Action item: Lines of the material that include the string "block" should be returned.

**********

# jackbaggins/RayTracing2-fork

Measured on AMD Instinct MI355X. Metric: Msamples/sec at 1920×1080 Cornell+OBJ; per-pixel RMSE vs CPU ref, higher is better.
Workload: dtype f32

## Files before the change

### raytracing2-fork_amd/csrc/device/rt2_k5_resident.h

```cpp
#pragma once

extern "C" __device__ int rt2_writelane(int value, int lane, int old) __asm("llvm.amdgcn.writelane.i32");

namespace {

constexpr int kResGroups = 38;

struct K5Resident {
    h8 rec[kResGroups * 4 * 64];
};

template <MfmaSpec S>
__device__ __forceinline__ bool exact_group(unsigned long long M, int G, int n_tris, cfloat* tri, const f3& o,
                                            const f3& d, float& best, int& bi, float& bestK, MfmaDiag& dg) {
    if constexpr (S.diag) dg.hot += 1;
    uint32_t m32 = (uint32_t)(M | M >> 32);
    const float bk0 = bestK;
    while (m32) {
        const int tt = __builtin_ctz(m32);
        m32 &= m32 - 1;
        const int idx = 32 * G + tt;
        if (idx >= n_tris) break;
        if constexpr (S.diag) dg.exact += 1;
        cfloat* tp = tri + 12 * idx;
        const MtQ qq = mt_quantities(o, d, ldc4(tp), ldc4(tp + 4), ldc4(tp + 8));
        if (mt_pass3(qq, bestK)) mt_exact(qq, idx, best, bi, bestK);
    }
    return __ballot(bestK != bk0) != 0;
}

__device__ __forceinline__ void xl_counts(MfmaDiag& dg, int pairs, int k, int rounds) {
    for (int off = 32; off > 0; off >>= 1) {
        pairs += __shfl_xor(pairs, off);
        k = max(k, __shfl_xor(k, off));
    }
    const unsigned long long kw = (unsigned long long)__builtin_amdgcn_readfirstlane(k);
    dg.xl[0] += (unsigned long long)__builtin_amdgcn_readfirstlane(pairs);
    dg.xl[1] += kw;
    dg.xl[2] += (unsigned long long)rounds;
    dg.xl[3] = kw > dg.xl[3] ? kw : dg.xl[3];
}

__host__ __device__ constexpr int xl_row_of_bit(int b) { return 8 * ((b & 15) >> 2) + 4 * (b >> 4) + (b & 3); }
__host__ __device__ constexpr int xl_bit_of_row(int r) { return 16 * ((r >> 2) & 1) + 4 * (r >> 3) + (r & 3); }

template <MfmaSpec S, bool YP, bool LDS, class Rebuild>
__device__ __forceinline__ void exact_window_lanes(int maskv, int Gw, bool more, int n_tris, const float4* tri4,
                                                   const h8* a0, const h8* y1, const h8* recs, bool upper, const f3& o,
                                                   const f3& d, float& best, int& bi, float& bestK, MfmaDiag& dg,
                                                   Rebuild rebuild, [[maybe_unused]] const int* slot_tri = nullptr) {
    const int lane = (int)lane_id();
    [[maybe_unused]] unsigned long long tc = 0;
    if constexpr (S.diag) {
        dg.claims += 1;
        tc = __builtin_amdgcn_s_memtime();
    }
    if (n_tris & 31) maskv = lane == (n_tris >> 5) - Gw ? maskv & (int)((1u << (n_tris & 31)) - 1u) : maskv;
    unsigned long long hotg = __ballot(maskv != 0);
    if constexpr (S.diag) dg.hot += (unsigned long long)__popcll(hotg);
    const float bk0 = bestK;
    const int src = 4 * xl_bit_of_row(lane & 31);
    const f16v zero = {};
    uint32_t m = 0;
    int gj = 0;
    [[maybe_unused]] int pairs = 0, iters = 0, rounds = 0;
#pragma nounroll
    for (;;) {
        int lst = 0, c = 0;
#pragma nounroll
        while (c < 32) {
            if (!m) {
                if (!hotg) break;
                gj = __builtin_ctzll(hotg);
                hotg &= hotg - 1;
                m = (uint32_t)__builtin_amdgcn_readlane(maskv, gj);
            }
            const int idx = 32 * (Gw + gj) + __builtin_ctz(m);
            m &= m - 1;
            lst = lane == c ? idx : lst;
            c++;
        }
        if (!c) break;
        if constexpr (S.diag) {
            dg.exact += (unsigned long long)c;
// ... 29 lines not shown
        };
        const int mk0 = block(0);
        int mk1 = 0;
        if (upper) mk1 = block(1);
        const auto sw = __builtin_amdgcn_permlane32_swap((uint32_t)mk0, (uint32_t)mk1, false, false);
        uint32_t pm = (sw[0] | sw[1] << 16) & (c == 32 ? ~0u : (1u << c) - 1u);
        if constexpr (S.diag) pairs += __popc(pm);
        auto entry = [&](uint32_t m) { return __builtin_amdgcn_ds_bpermute(4 * __builtin_ctz(m | 0x80000000u), lst); };
        struct Tri {
            int idx;
            float4 t0, t1, t2;
        };
        auto fetch = [&](Tri& t) {
            t.idx = entry(pm);
            t.t0 = tri4[3 * t.idx], t.t1 = tri4[3 * t.idx + 1], t.t2 = tri4[3 * t.idx + 2];
        };
        auto step = [&](const Tri& cur, Tri& nxt) {
            if constexpr (S.diag) iters += 1;
            const bool has = pm != 0;
            pm &= pm - 1;
            fetch(nxt);
            if (has) {
                const MtQ qq = mt_quantities(o, d, cur.t0, cur.t1, cur.t2);
                if (mt_pass3(qq, bestK)) {
                    if constexpr (S.slot_order)
                        mt_exact_slot(qq, cur.idx, slot_tri, best, bi, bestK);
                    else
                        mt_exact(qq, cur.idx, best, bi, bestK);
                }
            }
        };
        Tri ta, tb2;
        fetch(ta);
#pragma nounroll
        while (__ballot(pm != 0)) {
            step(ta, tb2);
            if (!__ballot(pm != 0)) break;
            step(tb2, ta);
        }
        if (c < 32) break;
    }
    if constexpr (S.diag) xl_counts(dg, pairs, iters, rounds);
    if (more && __ballot(bestK != bk0)) {
        if constexpr (S.diag) tc = __builtin_amdgcn_s_memtime();
        rebuild();
        if constexpr (S.diag) dg.t_pub += __builtin_amdgcn_s_memtime() - tc;
    }
}

template <MfmaSpec S, class Rebuild>
__device__ __forceinline__ void exact_window(uint32_t m1, int maskv, int Gw, int cnt, bool more, int n_tris,
                                             cfloat* tri, const f3& o, const f3& d, float& best, int& bi,
                                             float& bestK, MfmaDiag& dg, Rebuild rebuild) {
    constexpr int W = S.exact_win;
    auto mask_of = [&](int j) { return W == 1 ? m1 : (uint32_t)__builtin_amdgcn_readlane(maskv, j); };
    [[maybe_unused]] unsigned long long tc = 0;
    if constexpr (S.diag) {
        dg.claims += 1;
        tc = __builtin_amdgcn_s_memtime();
        int j = 0;
        while (!mask_of(j)) j++;
        const int idx = 32 * (Gw + j) + __builtin_ctz(mask_of(j));
        if (idx < n_tris) asm volatile("" ::"s"(__float_as_int(tri[12 * idx])));
        const unsigned long long t = __builtin_amdgcn_s_memtime();
        dg.t_issue += t - tc;
    }
    const float bk0 = bestK;
    [[maybe_unused]] int pairs = 0, tested = 0;
    for (int j = 0; j < cnt; j++) {
        uint32_t m32 = mask_of(j);
        if constexpr (S.diag) dg.hot += m32 != 0;
// ... 102 lines not shown
    const uint32_t dst = row + (row & 16);
    const auto sw = __builtin_amdgcn_permlane32_swap(dst, dst, false, false);
    const int half = (l & 32) >> 1;
    const int to0 = 4 * ((int)sw[0] + half), to1 = 4 * ((int)sw[1] + half);
    const u4 b0 = __builtin_bit_cast(u4, a0[0]), b1 = __builtin_bit_cast(u4, a0[1]);
    const bool first = (l & 15) < c0, keep = (l & 0x28) == 0;
    u4 r;
#pragma unroll
    for (int k = 0; k < 4; k++) {
        const int x0 = __builtin_amdgcn_ds_permute(to0, (int)b0[k]);
        const int x1 = __builtin_amdgcn_ds_permute(to1, (int)b1[k]);
        const uint32_t q = (uint32_t)(first ? x0 : x1);
        const uint32_t up = __builtin_amdgcn_permlane32_swap(0u, q, false, false)[0];
        const uint32_t sh = (uint32_t)__builtin_amdgcn_update_dpp(0, (int)up, 0x118, 0xf, 0xf, true);
        r[k] = keep ? q : sh;
    }
    return __builtin_bit_cast(h8, r);
}

struct SlotImage {
    const float4* tri4;
    const int* slot_tri;
};
__device__ __forceinline__ SlotImage slot_image(const RenderParams& p) {
    const int ng = (p.n_tris + 31) >> 5;
    const char* tab = reinterpret_cast<const char*>(reinterpret_cast<const h8*>(p.mfma_kt_frag) + (size_t)ng * (kKtOps * 64));
    const float4* t4 = reinterpret_cast<const float4*>(tab + sizeof(rt2_cluster_table));
    return {t4, reinterpret_cast<const int*>(t4 + 3 * (size_t)p.n_tris)};
}
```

**********

Final answer:
        const int mk0 = block(0);
        if (upper) mk1 = block(1);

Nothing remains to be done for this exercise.